In my last blog post, I described taking my brick and mortar shop from a small retail shop only to a predominately online business. We still have the brick and mortar. It’s cute and local shoppers love it, but it won’t pay the bills and keep the lights on. The online sales channels are the only thing keeping us afloat. We sell on Amazon, Ebay, Cratejoy and our own website. We tried Etsy and a few other things but they just didn’t fit our style. There are lots of online income stream possibilities for a business. Each business has to find their own best fit.
How does a business drive customers to their sales channels? It does take some work and experimenting to find the best fit for this also. Currently I post to Facebook, Instagram, Pinterest, TikTok and this blog on a regular schedule. It is important to keep your products and services in front of people on a frequent basis. The algorithms for these platforms are constantly changing and people are on them at different times. The only way to really compensate for this is to post often across a variety of platforms.
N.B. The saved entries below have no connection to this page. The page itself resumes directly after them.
template <bool CAUSAL>
__global__ void __launch_bounds__(256) attn_fwd_kernel(const __nv_bfloat16* __restrict__ qkv,
                                                       __nv_bfloat16* __restrict__ out, float* __restrict__ lse,
                                                       const uint8_t* __restrict__ kmask, int S, int H,
                                                       float scale_log2) {
  extern __shared__ __align__(128) uint8_t asmem[];
  const int S_pad = (S + 15) & ~15;
  const int d = H * HD;
  const long long ld = 3LL * d;
  const int b = blockIdx.x / H, h = blockIdx.x - b * H;
  uint8_t* sQ = asmem;
  uint8_t* sK = sQ + S_pad * 128;
  uint8_t* sV = sK + S_pad * 128;
  uint64_t* bars = reinterpret_cast<uint64_t*>(sV + S_pad * 128);
  uint8_t* sM = reinterpret_cast<uint8_t*>(bars + SMAX / 64);
  const __nv_bfloat16* base = qkv + (long long)b * S * ld + h * HD;
  const int n_kc = (S_pad + 63) >> 6;
  if (threadIdx.x == 0)
    for (int c = 0; c < n_kc; ++c) mbar_init(&bars[c], blockDim.x);
  load_keymask(sM, kmask ? kmask + (long long)b * S : nullptr, S, S_pad);
  __syncthreads();
  cp_tile_rows(sQ, base, ld, S, 0, S_pad);
  for (int c = 0; c < n_kc; ++c) {
    const int k1 = min(S_pad, (c + 1) * 64);
    cp_tile_rows(sK, base + d, ld, S, c * 64, k1);
    cp_tile_rows(sV, base + 2 * d, ld, S, c * 64, k1);
    cp_async_arrive(&bars[c]);
  }
  const uint32_t uQ = smem_u32(sQ), uK = smem_u32(sK), uV = smem_u32(sV);
  const int warp = threadIdx.x >> 5, lane = threadIdx.x & 31, nwarps = blockDim.x >> 5;
  const int g = lane >> 2, t = lane & 3;
  const int n_qt = S_pad >> 4;
  mbar_wait_quiet(&bars[0], 0);

  for (int qt = warp; qt < n_qt; qt += nwarps) {
    const int q0 = qt * 16;
    uint32_t qa[4][4];
#pragma unroll
    for (int ks = 0; ks < 4; ++ks) load_a(qa[ks], uQ, q0, ks * 16, lane);
    float o[8][4];
#pragma unroll
    for (int i = 0; i < 8; ++i) o[i][0] = o[i][1] = o[i][2] = o[i][3] = 0.f;
    float m0 = -INFINITY, m1 = -INFINITY, l0 = 0.f, l1 = 0.f;
    const int r0 = q0 + g, r1 = r0 + 8;
    const int kv_end = CAUSAL ? min(S, q0 + 16) : S;

    for (int kvb = 0; kvb < kv_end; kvb += 64) {
      mbar_wait_quiet(&bars[kvb >> 6], 0);
      const int nt_valid = min(8, (kv_end - kvb + 7) >> 3);
      float s[8][4];
#pragma unroll
      for (int nt = 0; nt < 8; ++nt) {
        s[nt][0] = s[nt][1] = s[nt][2] = s[nt][3] = 0.f;
        if (nt < nt_valid) {
#pragma unroll
          for (int kp = 0; kp < 2; ++kp) {
            uint32_t kb[4];
            load_b_nk(kb, uK, kvb + nt * 8, kp * 32, lane);
            mma16816(s[nt], qa[2 * kp], kb[0], kb[1]);
            mma16816(s[nt], qa[2 * kp + 1], kb[2], kb[3]);
          }
        }
      }
      float mx0 = -INFINITY, mx1 = -INFINITY;
#pragma unroll
      for (int nt = 0; nt < 8; ++nt) {
#pragma unroll
        for (int e = 0; e < 4; ++e) {
          const int col = kvb + nt * 8 + 2 * t + (e & 1);
          const int row = (e < 2) ? r0 : r1;
          float v = s[nt][e] * scale_log2;
          if (col >= kv_end || !sM[col] || (CAUSAL && col > row)) v = -INFINITY;
          s[nt][e] = v;
        }
        mx0 = fmaxf(mx0, fmaxf(s[nt][0], s[nt][1]));
        mx1 = fmaxf(mx1, fmaxf(s[nt][2], s[nt][3]));
      }
      mx0 = quad_max(mx0);
      mx1 = quad_max(mx1);
      const float mn0 = fmaxf(m0, mx0), mn1 = fmaxf(m1, mx1);
      const float b0 = (mn0 == -INFINITY) ? 0.f : mn0, b1 = (mn1 == -INFINITY) ? 0.f : mn1;
      const float c0 = exp2f(m0 - b0), c1 = exp2f(m1 - b1);
      float rs0 = 0.f, rs1 = 0.f;
#pragma unroll
      for (int nt = 0; nt < 8; ++nt) {
        s[nt][0] = exp2f(s[nt][0] - b0);
        s[nt][1] = exp2f(s[nt][1] - b0);
        s[nt][2] = exp2f(s[nt][2] - b1);
        s[nt][3] = exp2f(s[nt][3] - b1);
        rs0 += s[nt][0] + s[nt][1];
        rs1 += s[nt][2] + s[nt][3];
      }
      l0 = l0 * c0 + rs0;
      l1 = l1 * c1 + rs1;
      m0 = mn0;
      m1 = mn1;
#pragma unroll
      for (int i = 0; i < 8; ++i) {
        o[i][0] *= c0; o[i][1] *= c0; o[i][2] *= c1; o[i][3] *= c1;
      }
#pragma unroll
      for (int ks = 0; ks < 4; ++ks) {
        if (2 * ks < nt_valid) {
          uint32_t pa[4];
          pa[0] = pack_bf16x2(s[2 * ks][0], s[2 * ks][1]);
          pa[1] = pack_bf16x2(s[2 * ks][2], s[2 * ks][3]);
          pa[2] = pack_bf16x2(s[2 * ks + 1][0], s[2 * ks + 1][1]);
          pa[3] = pack_bf16x2(s[2 * ks + 1][2], s[2 * ks + 1][3]);
#pragma unroll
          for (int np = 0; np < 4; ++np) {
            uint32_t vb[4];
            load_b_kn(vb, uV, kvb + ks * 16, np * 16, lane);
            mma16816(o[2 * np], pa, vb[0], vb[1]);
            mma16816(o[2 * np + 1], pa, vb[2], vb[3]);
          }
        }
      }
    }
    l0 = quad_sum(l0);
    l1 = quad_sum(l1);
    const float i0 = l0 > 0.f ? 1.f / l0 : 0.f, i1 = l1 > 0.f ? 1.f / l1 : 0.f;
    __nv_bfloat16* orow0 = out + ((long long)b * S + r0) * d + h * HD;
    __nv_bfloat16* orow1 = out + ((long long)b * S + r1) * d + h * HD;
#pragma unroll
    for (int nt = 0; nt < 8; ++nt) {
      if (r0 < S) *reinterpret_cast<uint32_t*>(orow0 + nt * 8 + 2 * t) = pack_bf16x2(o[nt][0] * i0, o[nt][1] * i0);
      if (r1 < S) *reinterpret_cast<uint32_t*>(orow1 + nt * 8 + 2 * t) = pack_bf16x2(o[nt][2] * i1, o[nt][3] * i1);
    }
    if (lse && t == 0) {
      float* lrow = lse + ((long long)b * H + h) * S;
      if (r0 < S) lrow[r0] = (m0 + log2f(l0)) * 0.6931471805599453f;
      if (r1 < S) lrow[r1] = (m1 + log2f(l1)) * 0.6931471805599453f;
    }
  }
  cp_async_wait_all();
}

template <bool CAUSAL>
__global__ void __launch_bounds__(256) attn_bwd_kernel(const __nv_bfloat16* __restrict__ qkv,
                                                       const __nv_bfloat16* __restrict__ out,
                                                       const __nv_bfloat16* __restrict__ dout,
                                                       const float* __restrict__ lse,
                                                       const uint8_t* __restrict__ kmask,
                                                       __nv_bfloat16* __restrict__ dqkv, int S, int H, float scale) {
  extern __shared__ __align__(128) uint8_t asmem[];
  const int S_pad = (S + 15) & ~15;
  const int d = H * HD;
  const long long ld = 3LL * d;
  const int b = blockIdx.x / H, h = blockIdx.x - b * H;
  uint8_t* sQ = asmem;
  uint8_t* sK = sQ + S_pad * 128;
  uint8_t* sV = sK + S_pad * 128;
  uint8_t* sdO = sV + S_pad * 128;
  float* sL = reinterpret_cast<float*>(sdO + S_pad * 128);
  float* sD = sL + S_pad;
  uint8_t* sM = reinterpret_cast<uint8_t*>(sD + S_pad);
  const __nv_bfloat16* base = qkv + (long long)b * S * ld + h * HD;
  const __nv_bfloat16* obase = out + (long long)b * S * d + h * HD;
  const __nv_bfloat16* dobase = dout + (long long)b * S * d + h * HD;
  load_tile(sQ, base, ld, S, S_pad);
  load_tile(sK, base + d, ld, S, S_pad);
  load_tile(sV, base + 2 * d, ld, S, S_pad);
  load_tile(sdO, dobase, d, S, S_pad);
  load_keymask(sM, kmask ? kmask + (long long)b * S : nullptr, S, S_pad);
  const int warp = threadIdx.x >> 5, lane = threadIdx.x & 31, nwarps = blockDim.x >> 5;
  for (int r = warp; r < S_pad; r += nwarps) {
    float acc = 0.f;
    if (r < S) {
      const uint32_t a = *reinterpret_cast<const uint32_t*>(obase + (long long)r * d + lane * 2);
      const uint32_t c = *reinterpret_cast<const uint32_t*>(dobase + (long long)r * d + lane * 2);
      acc = bf16_lo(a) * bf16_lo(c) + bf16_hi(a) * bf16_hi(c);
    }
#pragma unroll
    for (int o = 16; o > 0; o >>= 1) acc += __shfl_xor_sync(0xffffffffu, acc, o);
    if (lane == 0) {
      sD[r] = acc;
      sL[r] = (r < S) ? lse[((long long)b * H + h) * S + r] * 1.4426950408889634f : 0.f;
    }
  }
  __syncthreads();
  const uint32_t uQ = smem_u32(sQ), uK = smem_u32(sK), uV = smem_u32(sV), uO = smem_u32(sdO);
  const int g = lane >> 2, t = lane & 3;
  const int n_t = S_pad >> 4;
  const float scale_log2 = scale * 1.4426950408889634f;
  __nv_bfloat16* dbase = dqkv + (long long)b * S * ld + h * HD;

  for (int j = warp; j < n_t; j += nwarps) {
    const int kv0 = j * 16;
    uint32_t ka[4][4], va[4][4];
#pragma unroll
    for (int ks = 0; ks < 4; ++ks) {
      load_a(ka[ks], uK, kv0, ks * 16, lane);
      load_a(va[ks], uV, kv0, ks * 16, lane);
    }
    float dk[8][4], dv[8][4];
#pragma unroll
    for (int i = 0; i < 8; ++i) {
      dk[i][0] = dk[i][1] = dk[i][2] = dk[i][3] = 0.f;
      dv[i][0] = dv[i][1] = dv[i][2] = dv[i][3] = 0.f;
    }
    const bool kv_ok0 = sM[kv0 + g] != 0, kv_ok1 = sM[kv0 + g + 8] != 0;
    for (int i = CAUSAL ? j : 0; i < n_t; ++i) {
      const int q0 = i * 16;
      float st[2][4], dpt[2][4];
#pragma unroll
      for (int nt = 0; nt < 2; ++nt) {
        st[nt][0] = st[nt][1] = st[nt][2] = st[nt][3] = 0.f;
        dpt[nt][0] = dpt[nt][1] = dpt[nt][2] = dpt[nt][3] = 0.f;
#pragma unroll
        for (int kp = 0; kp < 2; ++kp) {
          uint32_t qb[4], ob[4];
          load_b_nk(qb, uQ, q0 + nt * 8, kp * 32, lane);
          mma16816(st[nt], ka[2 * kp], qb[0], qb[1]);
          mma16816(st[nt], ka[2 * kp + 1], qb[2], qb[3]);
          load_b_nk(ob, uO, q0 + nt * 8, kp * 32, lane);
          mma16816(dpt[nt], va[2 * kp], ob[0], ob[1]);
          mma16816(dpt[nt], va[2 * kp + 1], ob[2], ob[3]);
        }
      }
      float pT[2][4], dsT[2][4];
#pragma unroll
      for (int nt = 0; nt < 2; ++nt)
#pragma unroll
        for (int e = 0; e < 4; ++e) {
          const int kv = kv0 + g + (e >> 1) * 8;
          const int q = q0 + nt * 8 + 2 * t + (e & 1);
          const bool valid = ((e >> 1) ? kv_ok1 : kv_ok0) && (q < S) && (!CAUSAL || kv <= q);
          const float p = valid ? exp2f(st[nt][e] * scale_log2 - sL[q]) : 0.f;
          pT[nt][e] = p;
          dsT[nt][e] = p * (dpt[nt][e] - sD[q]) * scale;
        }
      uint32_t pa[4], dsa[4];
      pa[0] = pack_bf16x2(pT[0][0], pT[0][1]); pa[1] = pack_bf16x2(pT[0][2], pT[0][3]);
      pa[2] = pack_bf16x2(pT[1][0], pT[1][1]); pa[3] = pack_bf16x2(pT[1][2], pT[1][3]);
      dsa[0] = pack_bf16x2(dsT[0][0], dsT[0][1]); dsa[1] = pack_bf16x2(dsT[0][2], dsT[0][3]);
      dsa[2] = pack_bf16x2(dsT[1][0], dsT[1][1]); dsa[3] = pack_bf16x2(dsT[1][2], dsT[1][3]);
#pragma unroll
      for (int np = 0; np < 4; ++np) {
        uint32_t bb[4];
        load_b_kn(bb, uO, q0, np * 16, lane);
        mma16816(dv[2 * np], pa, bb[0], bb[1]);
        mma16816(dv[2 * np + 1], pa, bb[2], bb[3]);
        load_b_kn(bb, uQ, q0, np * 16, lane);
        mma16816(dk[2 * np], dsa, bb[0], bb[1]);
        mma16816(dk[2 * np + 1], dsa, bb[2], bb[3]);
      }
    }
    const int r0 = kv0 + g, r1 = r0 + 8;
#pragma unroll
    for (int nt = 0; nt < 8; ++nt) {
      if (r0 < S) {
        *reinterpret_cast<uint32_t*>(dbase + (long long)r0 * ld + d + nt * 8 + 2 * t) = pack_bf16x2(dk[nt][0], dk[nt][1]);
        *reinterpret_cast<uint32_t*>(dbase + (long long)r0 * ld + 2 * d + nt * 8 + 2 * t) = pack_bf16x2(dv[nt][0], dv[nt][1]);
      }
      if (r1 < S) {
        *reinterpret_cast<uint32_t*>(dbase + (long long)r1 * ld + d + nt * 8 + 2 * t) = pack_bf16x2(dk[nt][2], dk[nt][3]);
        *reinterpret_cast<uint32_t*>(dbase + (long long)r1 * ld + 2 * d + nt * 8 + 2 * t) = pack_bf16x2(dv[nt][2], dv[nt][3]);
      }
    }
  }

  for (int i = warp; i < n_t; i += nwarps) {
    const int q0 = i * 16;
    uint32_t qa[4][4], oa[4][4];
#pragma unroll
    for (int ks = 0; ks < 4; ++ks) {
      load_a(qa[ks], uQ, q0, ks * 16, lane);
      load_a(oa[ks], uO, q0, ks * 16, lane);
    }
    float dq[8][4];
#pragma unroll
    for (int n = 0; n < 8; ++n) dq[n][0] = dq[n][1] = dq[n][2] = dq[n][3] = 0.f;
    const int r0 = q0 + g, r1 = r0 + 8;
    const float L0 = sL[r0], L1 = sL[r1], D0 = sD[r0], D1 = sD[r1];
    const int j_end = CAUSAL ? i + 1 : n_t;
    for (int j = 0; j < j_end; ++j) {
      const int kv0 = j * 16;
      float s[2][4], dp[2][4];
#pragma unroll
      for (int nt = 0; nt < 2; ++nt) {
        s[nt][0] = s[nt][1] = s[nt][2] = s[nt][3] = 0.f;
        dp[nt][0] = dp[nt][1] = dp[nt][2] = dp[nt][3] = 0.f;
#pragma unroll
        for (int kp = 0; kp < 2; ++kp) {
          uint32_t kb[4], vb[4];
          load_b_nk(kb, uK, kv0 + nt * 8, kp * 32, lane);
          mma16816(s[nt], qa[2 * kp], kb[0], kb[1]);
          mma16816(s[nt], qa[2 * kp + 1], kb[2], kb[3]);
          load_b_nk(vb, uV, kv0 + nt * 8, kp * 32, lane);
          mma16816(dp[nt], oa[2 * kp], vb[0], vb[1]);
          mma16816(dp[nt], oa[2 * kp + 1], vb[2], vb[3]);
        }
      }
      float ds[2][4];
#pragma unroll
      for (int nt = 0; nt < 2; ++nt)
#pragma unroll
        for (int e = 0; e < 4; ++e) {
          const int row = (e < 2) ? r0 : r1;
          const int col = kv0 + nt * 8 + 2 * t + (e & 1);
          const bool valid = (row < S) && sM[col] && (!CAUSAL || col <= row);
          const float p = valid ? exp2f(s[nt][e] * scale_log2 - ((e < 2) ? L0 : L1)) : 0.f;
          ds[nt][e] = p * (dp[nt][e] - ((e < 2) ? D0 : D1)) * scale;
        }
      uint32_t dsa[4];
      dsa[0] = pack_bf16x2(ds[0][0], ds[0][1]); dsa[1] = pack_bf16x2(ds[0][2], ds[0][3]);
      dsa[2] = pack_bf16x2(ds[1][0], ds[1][1]); dsa[3] = pack_bf16x2(ds[1][2], ds[1][3]);
#pragma unroll
      for (int np = 0; np < 4; ++np) {
        uint32_t bb[4];
        load_b_kn(bb, uK, kv0, np * 16, lane);
        mma16816(dq[2 * np], dsa, bb[0], bb[1]);
        mma16816(dq[2 * np + 1], dsa, bb[2], bb[3]);
      }
    }
#pragma unroll
    for (int nt = 0; nt < 8; ++nt) {
      if (r0 < S) *reinterpret_cast<uint32_t*>(dbase + (long long)r0 * ld + nt * 8 + 2 * t) = pack_bf16x2(dq[nt][0], dq[nt][1]);
      if (r1 < S) *reinterpret_cast<uint32_t*>(dbase + (long long)r1 * ld + nt * 8 + 2 * t) = pack_bf16x2(dq[nt][2], dq[nt][3]);
    }
  }
}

I didn’t do all of this at once and it took time to learn the platforms but I am going to share what I am currently doing. Each platform has it’s own rules, just like the selling platforms. Merchants who post and advertise on social media platforms have to play by the owner’s rules which cover post content, and size of the post. You will probably need time to find your own style and posting schedule. I am going to share mine with the understanding that this has taken at least 10 years to get a routine down and to feel comfortable with. Platforms were added as an experiment first and then put on the schedule when it became easier to implement.
This schedule gets the information about our shop and our products in front of customer’s eyes many times during the course of a week. Each type of post on social media sends customers either to the shop website, an online shopping platform where our products are featured or to a blog article sharing information about our shop and products. It’s important not only that people see the posts, but that there is a specific action we would like them to take to get more information or to make a purchase.
If you choose to post regularly on social media, you are trading labor for the price of paid advertising. Maybe you enjoy the photography and writing. Maybe you pay someone to post for you. Social media is where your customers are spending their time. Finding which platform they prefer and when they are likely there is your challenge as a business owner.